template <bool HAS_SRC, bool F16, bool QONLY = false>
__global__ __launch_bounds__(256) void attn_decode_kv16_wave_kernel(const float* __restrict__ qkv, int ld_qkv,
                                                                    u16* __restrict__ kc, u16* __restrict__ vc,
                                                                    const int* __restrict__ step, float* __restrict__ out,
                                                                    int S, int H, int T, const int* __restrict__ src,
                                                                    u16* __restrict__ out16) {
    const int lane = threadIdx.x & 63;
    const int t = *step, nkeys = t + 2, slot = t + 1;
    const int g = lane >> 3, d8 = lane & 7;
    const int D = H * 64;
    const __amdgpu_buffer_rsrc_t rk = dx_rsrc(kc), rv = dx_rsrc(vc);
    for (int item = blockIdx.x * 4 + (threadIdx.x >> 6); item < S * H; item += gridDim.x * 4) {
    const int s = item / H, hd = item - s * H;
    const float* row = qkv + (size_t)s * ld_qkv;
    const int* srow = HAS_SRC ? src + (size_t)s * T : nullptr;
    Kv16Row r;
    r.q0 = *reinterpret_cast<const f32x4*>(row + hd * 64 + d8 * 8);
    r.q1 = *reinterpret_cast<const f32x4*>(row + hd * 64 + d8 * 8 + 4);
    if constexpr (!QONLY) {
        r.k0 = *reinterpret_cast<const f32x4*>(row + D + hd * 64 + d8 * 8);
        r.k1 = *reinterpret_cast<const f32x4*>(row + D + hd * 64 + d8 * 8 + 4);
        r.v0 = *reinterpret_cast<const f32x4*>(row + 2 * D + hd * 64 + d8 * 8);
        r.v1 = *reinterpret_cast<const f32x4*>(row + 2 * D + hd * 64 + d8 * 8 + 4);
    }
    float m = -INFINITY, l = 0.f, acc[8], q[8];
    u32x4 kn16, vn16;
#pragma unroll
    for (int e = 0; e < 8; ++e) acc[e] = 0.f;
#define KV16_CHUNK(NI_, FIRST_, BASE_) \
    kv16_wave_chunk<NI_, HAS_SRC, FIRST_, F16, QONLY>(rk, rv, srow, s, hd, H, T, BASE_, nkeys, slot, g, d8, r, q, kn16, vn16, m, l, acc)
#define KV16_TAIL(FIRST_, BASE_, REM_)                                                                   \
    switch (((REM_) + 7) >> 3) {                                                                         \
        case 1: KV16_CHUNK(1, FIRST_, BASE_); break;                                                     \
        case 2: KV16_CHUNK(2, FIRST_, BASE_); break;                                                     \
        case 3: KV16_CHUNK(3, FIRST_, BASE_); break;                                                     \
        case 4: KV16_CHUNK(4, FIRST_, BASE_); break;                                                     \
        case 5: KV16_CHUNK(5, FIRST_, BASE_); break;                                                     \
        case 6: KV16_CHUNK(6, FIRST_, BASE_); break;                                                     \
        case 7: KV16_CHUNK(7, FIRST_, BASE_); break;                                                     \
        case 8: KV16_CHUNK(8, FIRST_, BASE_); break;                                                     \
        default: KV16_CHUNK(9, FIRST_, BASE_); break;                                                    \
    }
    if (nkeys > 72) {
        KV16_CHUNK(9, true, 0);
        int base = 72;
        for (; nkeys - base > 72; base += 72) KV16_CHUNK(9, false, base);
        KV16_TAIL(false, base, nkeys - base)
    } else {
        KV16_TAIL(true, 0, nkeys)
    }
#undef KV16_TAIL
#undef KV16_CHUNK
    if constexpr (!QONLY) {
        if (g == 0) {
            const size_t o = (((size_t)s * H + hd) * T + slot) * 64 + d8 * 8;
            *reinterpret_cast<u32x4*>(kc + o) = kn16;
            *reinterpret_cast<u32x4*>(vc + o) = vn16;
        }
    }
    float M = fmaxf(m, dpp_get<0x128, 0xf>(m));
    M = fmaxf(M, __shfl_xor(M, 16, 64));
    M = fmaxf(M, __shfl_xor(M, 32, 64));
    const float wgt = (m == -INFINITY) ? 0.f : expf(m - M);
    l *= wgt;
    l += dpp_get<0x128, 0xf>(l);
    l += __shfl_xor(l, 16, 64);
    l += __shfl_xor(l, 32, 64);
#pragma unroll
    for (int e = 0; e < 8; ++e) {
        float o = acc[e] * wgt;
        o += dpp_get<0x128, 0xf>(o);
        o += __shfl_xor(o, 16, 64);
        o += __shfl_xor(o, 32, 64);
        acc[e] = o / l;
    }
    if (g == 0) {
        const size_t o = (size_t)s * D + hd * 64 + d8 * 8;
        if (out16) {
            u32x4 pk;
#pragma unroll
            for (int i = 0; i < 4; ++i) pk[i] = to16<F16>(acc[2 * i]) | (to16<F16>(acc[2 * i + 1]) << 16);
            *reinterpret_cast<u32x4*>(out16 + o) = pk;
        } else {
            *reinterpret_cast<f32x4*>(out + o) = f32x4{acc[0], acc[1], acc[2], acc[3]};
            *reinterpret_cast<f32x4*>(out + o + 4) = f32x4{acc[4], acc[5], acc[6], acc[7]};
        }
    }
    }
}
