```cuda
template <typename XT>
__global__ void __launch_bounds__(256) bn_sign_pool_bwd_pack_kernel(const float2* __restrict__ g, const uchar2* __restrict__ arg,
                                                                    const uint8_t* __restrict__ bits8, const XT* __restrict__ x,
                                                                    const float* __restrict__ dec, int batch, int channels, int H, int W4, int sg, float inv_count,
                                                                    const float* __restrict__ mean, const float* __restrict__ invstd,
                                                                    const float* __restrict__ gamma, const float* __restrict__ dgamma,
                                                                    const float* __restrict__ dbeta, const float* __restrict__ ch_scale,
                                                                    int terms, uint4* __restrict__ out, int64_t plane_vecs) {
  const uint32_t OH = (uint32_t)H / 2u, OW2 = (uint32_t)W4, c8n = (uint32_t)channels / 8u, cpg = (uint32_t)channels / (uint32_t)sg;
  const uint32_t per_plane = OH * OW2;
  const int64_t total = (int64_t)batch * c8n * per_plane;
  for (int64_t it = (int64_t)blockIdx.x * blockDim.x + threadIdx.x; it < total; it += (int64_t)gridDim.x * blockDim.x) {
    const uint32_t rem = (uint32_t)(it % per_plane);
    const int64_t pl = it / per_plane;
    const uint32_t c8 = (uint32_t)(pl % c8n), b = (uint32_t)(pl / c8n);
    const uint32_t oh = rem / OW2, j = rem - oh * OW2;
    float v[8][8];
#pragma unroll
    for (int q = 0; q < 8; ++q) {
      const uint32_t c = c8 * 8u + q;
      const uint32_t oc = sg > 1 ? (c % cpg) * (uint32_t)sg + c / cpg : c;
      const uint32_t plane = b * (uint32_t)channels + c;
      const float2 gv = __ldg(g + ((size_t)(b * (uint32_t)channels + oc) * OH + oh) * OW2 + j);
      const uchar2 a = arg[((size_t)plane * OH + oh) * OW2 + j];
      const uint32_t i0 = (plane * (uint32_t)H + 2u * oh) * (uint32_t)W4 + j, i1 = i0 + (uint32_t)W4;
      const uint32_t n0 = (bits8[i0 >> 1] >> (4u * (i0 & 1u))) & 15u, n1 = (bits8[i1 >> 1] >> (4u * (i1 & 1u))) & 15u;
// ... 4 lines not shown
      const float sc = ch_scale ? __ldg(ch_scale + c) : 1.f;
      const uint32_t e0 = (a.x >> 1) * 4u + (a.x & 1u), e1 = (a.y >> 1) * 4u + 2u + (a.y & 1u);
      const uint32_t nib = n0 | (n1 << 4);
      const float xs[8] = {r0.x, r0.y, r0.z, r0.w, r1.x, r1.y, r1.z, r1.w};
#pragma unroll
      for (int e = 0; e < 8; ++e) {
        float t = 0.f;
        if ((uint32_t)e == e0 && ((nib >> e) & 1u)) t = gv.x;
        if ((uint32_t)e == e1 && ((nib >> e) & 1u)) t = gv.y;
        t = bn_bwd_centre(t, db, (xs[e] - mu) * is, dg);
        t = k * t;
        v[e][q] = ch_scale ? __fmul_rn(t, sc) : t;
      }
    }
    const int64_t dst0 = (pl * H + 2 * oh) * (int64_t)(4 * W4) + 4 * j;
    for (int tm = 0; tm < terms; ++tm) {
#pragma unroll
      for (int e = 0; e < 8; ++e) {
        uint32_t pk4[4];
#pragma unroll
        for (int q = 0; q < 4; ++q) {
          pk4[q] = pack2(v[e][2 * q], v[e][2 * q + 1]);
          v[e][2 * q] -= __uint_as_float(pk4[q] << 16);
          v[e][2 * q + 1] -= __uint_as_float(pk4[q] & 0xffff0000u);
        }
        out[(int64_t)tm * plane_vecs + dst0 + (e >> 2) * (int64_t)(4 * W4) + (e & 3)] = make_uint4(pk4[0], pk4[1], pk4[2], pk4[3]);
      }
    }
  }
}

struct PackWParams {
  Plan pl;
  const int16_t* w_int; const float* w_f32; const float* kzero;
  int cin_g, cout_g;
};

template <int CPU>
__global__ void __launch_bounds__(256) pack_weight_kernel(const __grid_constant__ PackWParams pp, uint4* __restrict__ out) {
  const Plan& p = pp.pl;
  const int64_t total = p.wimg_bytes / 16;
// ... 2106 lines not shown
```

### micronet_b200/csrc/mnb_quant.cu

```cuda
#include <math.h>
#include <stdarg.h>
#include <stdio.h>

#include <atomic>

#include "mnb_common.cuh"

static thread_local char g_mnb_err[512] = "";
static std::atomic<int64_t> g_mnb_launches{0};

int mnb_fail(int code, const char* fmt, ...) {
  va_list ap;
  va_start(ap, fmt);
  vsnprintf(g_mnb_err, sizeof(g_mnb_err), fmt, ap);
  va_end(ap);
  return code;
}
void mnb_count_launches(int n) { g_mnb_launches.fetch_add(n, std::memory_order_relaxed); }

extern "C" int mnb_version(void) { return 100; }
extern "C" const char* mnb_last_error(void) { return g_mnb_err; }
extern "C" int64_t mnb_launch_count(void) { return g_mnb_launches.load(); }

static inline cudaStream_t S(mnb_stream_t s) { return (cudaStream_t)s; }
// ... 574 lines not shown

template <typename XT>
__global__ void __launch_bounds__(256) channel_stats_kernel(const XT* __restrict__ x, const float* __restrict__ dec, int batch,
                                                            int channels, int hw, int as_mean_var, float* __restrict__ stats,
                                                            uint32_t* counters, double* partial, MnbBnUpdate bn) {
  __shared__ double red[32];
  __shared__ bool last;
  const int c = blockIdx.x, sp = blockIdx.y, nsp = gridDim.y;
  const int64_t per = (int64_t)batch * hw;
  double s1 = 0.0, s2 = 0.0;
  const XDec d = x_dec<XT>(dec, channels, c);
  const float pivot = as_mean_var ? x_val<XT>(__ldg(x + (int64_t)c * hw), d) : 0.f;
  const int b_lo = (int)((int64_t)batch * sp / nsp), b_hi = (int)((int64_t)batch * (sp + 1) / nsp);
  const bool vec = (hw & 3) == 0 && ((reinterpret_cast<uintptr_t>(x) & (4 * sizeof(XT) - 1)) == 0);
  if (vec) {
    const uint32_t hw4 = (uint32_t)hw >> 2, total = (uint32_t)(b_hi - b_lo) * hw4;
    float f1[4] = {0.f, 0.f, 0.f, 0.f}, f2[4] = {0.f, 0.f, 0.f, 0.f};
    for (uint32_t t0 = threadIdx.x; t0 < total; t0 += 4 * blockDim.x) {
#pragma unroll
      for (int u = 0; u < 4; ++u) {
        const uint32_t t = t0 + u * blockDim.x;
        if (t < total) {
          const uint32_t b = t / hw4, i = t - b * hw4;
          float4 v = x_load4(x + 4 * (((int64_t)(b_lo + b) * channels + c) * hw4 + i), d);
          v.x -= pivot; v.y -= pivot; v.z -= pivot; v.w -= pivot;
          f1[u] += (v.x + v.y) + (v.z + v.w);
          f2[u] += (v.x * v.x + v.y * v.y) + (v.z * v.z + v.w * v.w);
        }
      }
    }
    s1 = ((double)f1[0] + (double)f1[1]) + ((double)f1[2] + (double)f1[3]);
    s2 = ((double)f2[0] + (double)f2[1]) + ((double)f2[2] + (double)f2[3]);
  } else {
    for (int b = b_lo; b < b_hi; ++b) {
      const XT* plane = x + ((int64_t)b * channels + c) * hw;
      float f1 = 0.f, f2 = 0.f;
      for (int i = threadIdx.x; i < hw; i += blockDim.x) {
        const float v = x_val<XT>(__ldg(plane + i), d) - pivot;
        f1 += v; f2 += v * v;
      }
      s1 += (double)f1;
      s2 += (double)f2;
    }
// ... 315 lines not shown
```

- - -

**Exercise directions:**
Would you output, unchanged, each line from the start of the records to the line that holds "void attn_decode_kv16_wave_kernel(const float*", both included and nothing else?

**Problem solution:**
template <bool HAS_SRC, bool F16, bool QONLY = false>
__global__ __launch_bounds__(256) void attn_decode_kv16_wave_kernel(const float* __restrict__ qkv, int ld_qkv,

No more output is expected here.